The Lleision's influence was greatest between 1063 and 1081, until they lost control of Gwynedd to a resurgent Second Dynasty of Gwynedd. By 1191, the Kingdom of Powys was divided between the Principality of Powys Fadog in the north and the Principality of Powys Wenwynwyn (roughly modern Montgomeryshire) in the south. The first became a more-or-less loyal vassal of Gwynedd; the latter, one of its main competitors.

Thereafter, they avoided his campaign of extermination against the Welsh Royal Houses and even exchanged their claims to royalty for an English Lordship at the Parliament of Shrewsbury in 1283. They were displaced by the Lords of Mortimers in the early 14th century, until a momentary reascension of the House during the 15th century, following the Welsh Revolt led by the Prince of Wales, Owain Glyndŵr, against Prince Henry and King Henry IV of England, of the Royal House of Lancaster. Glyndwr combined the claims of the Lleision and Cadelling, with links to the Second Dynasty of Gwynedd.

===Welsh Revolt===
The rebellions were supported by the French Royal House of Valois, and were an attempt not only at gaining the independence of Wales, but also the redivision of England to their relatives, the House of Percy and the Mortimers. Despite being crowned as Prince of Wales in 1404, they eventually lost the war to the English forces of Henry IV and Henry V.

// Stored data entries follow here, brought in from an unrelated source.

template <class T>
__device__ inline T ld_stream(const T *p, bool nt)
{
    return nt ? __builtin_nontemporal_load(p) : *p;
}
// ... 319 lines not shown
            while (k < kend) {
                const int cnt = min(kend - k, U);
                double xv[U], vv[U];
#pragma unroll
                for (int u = 0; u < U; ++u)
                    if (u < cnt) {
                        const int o = k + u - ts;
                        xv[u] = CW == 1 ? x[row + dl[cl[o]]] : x[(int32_t)cl4[o]];
                        vv[u] = vl[o];
                    }
#pragma unroll
                for (int u = 0; u < U; ++u)
                    if (u < cnt) z = z + vv[u] * xv[u];
                k += cnt;
            }
        }
        if (row < n) {
            const double yi = ADD ? (chain ? z : y0 + z) : 0.0 + z;
            __builtin_nontemporal_store(yi, y + row);
            if (DOT_W) dwy += w[row] * yi;
            if (DOT_YY) dyy += yi * yi;
        }
    }
    if (DOT_W) {
        const double t = block_sum<BLOCK>(dwy, red);
        if (tid == 0) part_wy[blockIdx.x] = t;
    }
    if (DOT_YY) {
        const double t = block_sum<BLOCK>(dyy, red);
        if (tid == 0) part_yy[blockIdx.x] = t;
    }
}

template <int W, bool ADD, bool DOT_W, bool DOT_YY>
__global__ __launch_bounds__(256) void k_csr_sl(
    int32_t n, const uint32_t *__restrict__ scode, const int32_t *__restrict__ dict,
    const double *__restrict__ sval, const double *__restrict__ x, double *__restrict__ y,
    const double *__restrict__ w, double *__restrict__ part_wy, double *__restrict__ part_yy,
    const int *__restrict__ flag_done, int gen, int remap, const int32_t *__restrict__ sched, int sched_iters)
{
    constexpr int BLOCK = 256;
    __shared__ int32_t dl[16];
    __shared__ double red[BLOCK / 64];
    const int st = flag_done ? *flag_done : 0;
    const int tid = threadIdx.x;
    const bool chain = (remap & 256) != 0;
    const int32_t dv = tid < 16 ? dict[tid] : 0;
    const int64_t nsl = ((int64_t)n + kSlRows - 1) / kSlRows;
    double dwy = 0.0, dyy = 0.0;

    int64_t first = blockIdx.x;
    if ((remap & 255) >= 3) {
        const int G = (remap & 255) == 3 ? 8 : (remap & 255) == 4 ? 2 : (remap & 255) == 6 ? 64 : (remap & 255) == 7 ? 128 : 32;
        const int xcd = blockIdx.x & 7, loc = blockIdx.x >> 3;
        first = (int64_t)(loc / G) * (8 * G) + xcd * G + loc % G;
    }
    int64_t sl = sched ? sched[blockIdx.x] : first;
    int sit = 0;
    u32x2 cw = {0xffffffffu, 0xffffffffu};
    f64x2 v[W];
    auto load_slice = [&](int64_t s_) {
        const int32_t row_ = (int32_t)(s_ * kSlRows) + 2 * tid;
        cw = __builtin_nontemporal_load(reinterpret_cast<const u32x2 *>(scode + row_));
        const f64x2 *vb = reinterpret_cast<const f64x2 *>(sval + s_ * (int64_t)(W * kSlRows)) + tid;
#pragma unroll
        for (int u = 0; u < W; ++u) v[u] = __builtin_nontemporal_load(vb + u * BLOCK);
    };
    bool have = sl >= 0 && sl < nsl;
    if (have) load_slice(sl);
    if (st && gen >= st) return;
    if (tid < 16) dl[tid] = dv;
    __syncthreads();
    while (have) {
        int64_t nxt = sl + gridDim.x;
        if (sched) { ++sit; nxt = sit < sched_iters ? sched[(int64_t)sit * gridDim.x + blockIdx.x] : -1; }
        const int32_t row = (int32_t)(sl * kSlRows) + 2 * tid;
        f64x2 y0 = {0.0, 0.0};
        if (ADD) {
            if (row + 1 < n) y0 = *reinterpret_cast<const f64x2 *>(y + row);
            else if (row < n) y0.x = y[row];
        }
        double xa[W], xb[W];
#pragma unroll
        for (int u = 0; u < W; ++u) {
            const uint32_t ca = (cw.x >> (4 * u)) & 15u, cb = (cw.y >> (4 * u)) & 15u;
            xa[u] = ca != 15u ? x[row + dl[ca]] : 0.0;
            xb[u] = cb != 15u ? x[row + 1 + dl[cb]] : 0.0;
        }
        f64x2 z;
        z.x = (ADD && chain) ? y0.x : 0.0;
        z.y = (ADD && chain) ? y0.y : 0.0;
#pragma unroll
        for (int u = 0; u < W; ++u) {
            if (((cw.x >> (4 * u)) & 15u) != 15u) z.x = z.x + v[u].x * xa[u];
            if (((cw.y >> (4 * u)) & 15u) != 15u) z.y = z.y + v[u].y * xb[u];
        }
        f64x2 yi;
        yi.x = ADD ? (chain ? z.x : y0.x + z.x) : 0.0 + z.x;
        yi.y = ADD ? (chain ? z.y : y0.y + z.y) : 0.0 + z.y;
        if (row + 1 < n) {
            __builtin_nontemporal_store(yi, reinterpret_cast<f64x2 *>(y + row));
            if (DOT_W) { const f64x2 wv = *reinterpret_cast<const f64x2 *>(w + row); dwy += wv.x * yi.x; dwy += wv.y * yi.y; }
            if (DOT_YY) { dyy += yi.x * yi.x; dyy += yi.y * yi.y; }
        } else if (row < n) {
            __builtin_nontemporal_store(yi.x, y + row);
            if (DOT_W) dwy += w[row] * yi.x;
            if (DOT_YY) dyy += yi.x * yi.x;
        }
        sl = nxt;
        have = sl >= 0 && sl < nsl;
        if (have) load_slice(sl);
    }
    if (DOT_W) {
        const double t = block_sum<BLOCK>(dwy, red);
        if (tid == 0) part_wy[blockIdx.x] = t;
    }
    if (DOT_YY) {
        const double t = block_sum<BLOCK>(dyy, red);
        if (tid == 0) part_yy[blockIdx.x] = t;
    }
}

Nonetheless, their efforts didn't go in vain, as their rebellion gave rise to the first Welsh Kings of England, the Royal House of Tudor. The Tudors were their cousins on their
mother's side, through the Tudors of Penmynydd, who fought with them during the rebellions, such a Sir Owen Tudor, the second husband of Queen Catherine of France. Glyndŵr was also the wealthiest Welshman in Wales before his downfall in 1415, and captured number of Longshanks's main castles such as Conwy, Harlech and Beaumaris, and besieged Caernarfon.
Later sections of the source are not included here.